Each entry should be written out again exactly, so that nothing is lost.

• **Collected data entries**
====

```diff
@@ -299,6 +301,16 @@
                         int y_dtype, void *dx, void *dbranch, float *partial, int parts, float *dgamma, float *dbeta,
                         void *stream);
 
+#define BFHIP_PRED_HEADS_FWD_PTRS 11
+#define BFHIP_PRED_HEADS_BWD_PTRS 11
+int bfhip_pred_heads_supported(int R, int Cin, int hidden, int n_heads, int max_k);
+size_t bfhip_pred_heads_workspace_bytes(int R, int Cin, int hidden, int n_heads);
+int bfhip_pred_heads_fwd(const void *x, int x_dtype, int w_dtype, int R, int Cin, int hidden, int n_heads, const int *head_k,
+                         const float *head_eps, const float *head_momentum, const void *const *head_ptrs, void *stream);
+int bfhip_pred_heads_bwd(const void *x, int x_dtype, int w_dtype, int R, int rows_per_batch, int Cin, int hidden, int n_heads,
+                         const int *head_k, const void *const *head_ptrs, const long long *dout_strides, void *dx,
+                         void *workspace, size_t workspace_bytes, void *stream);
+
 #ifdef __cplusplus
 }
 #endif
```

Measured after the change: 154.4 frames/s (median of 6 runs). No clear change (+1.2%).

====

• **RESULT OF THIS TASK**
```diff
@@ -299,6 +301,16 @@
                         int y_dtype, void *dx, void *dbranch, float *partial, int parts, float *dgamma, float *dbeta,
                         void *stream);
 
+#define BFHIP_PRED_HEADS_FWD_PTRS 11
+#define BFHIP_PRED_HEADS_BWD_PTRS 11
+int bfhip_pred_heads_supported(int R, int Cin, int hidden, int n_heads, int max_k);
+size_t bfhip_pred_heads_workspace_bytes(int R, int Cin, int hidden, int n_heads);
+int bfhip_pred_heads_fwd(const void *x, int x_dtype, int w_dtype, int R, int Cin, int hidden, int n_heads, const int *head_k,
+                         const float *head_eps, const float *head_momentum, const void *const *head_ptrs, void *stream);
+int bfhip_pred_heads_bwd(const void *x, int x_dtype, int w_dtype, int R, int rows_per_batch, int Cin, int hidden, int n_heads,
+                         const int *head_k, const void *const *head_ptrs, const long long *dout_strides, void *dx,
+                         void *workspace, size_t workspace_bytes, void *stream);
+
 #ifdef __cplusplus
 }
 #endif
```

Measured after the change: 154.4 frames/s (median of 6 runs). No clear change (+1.2%).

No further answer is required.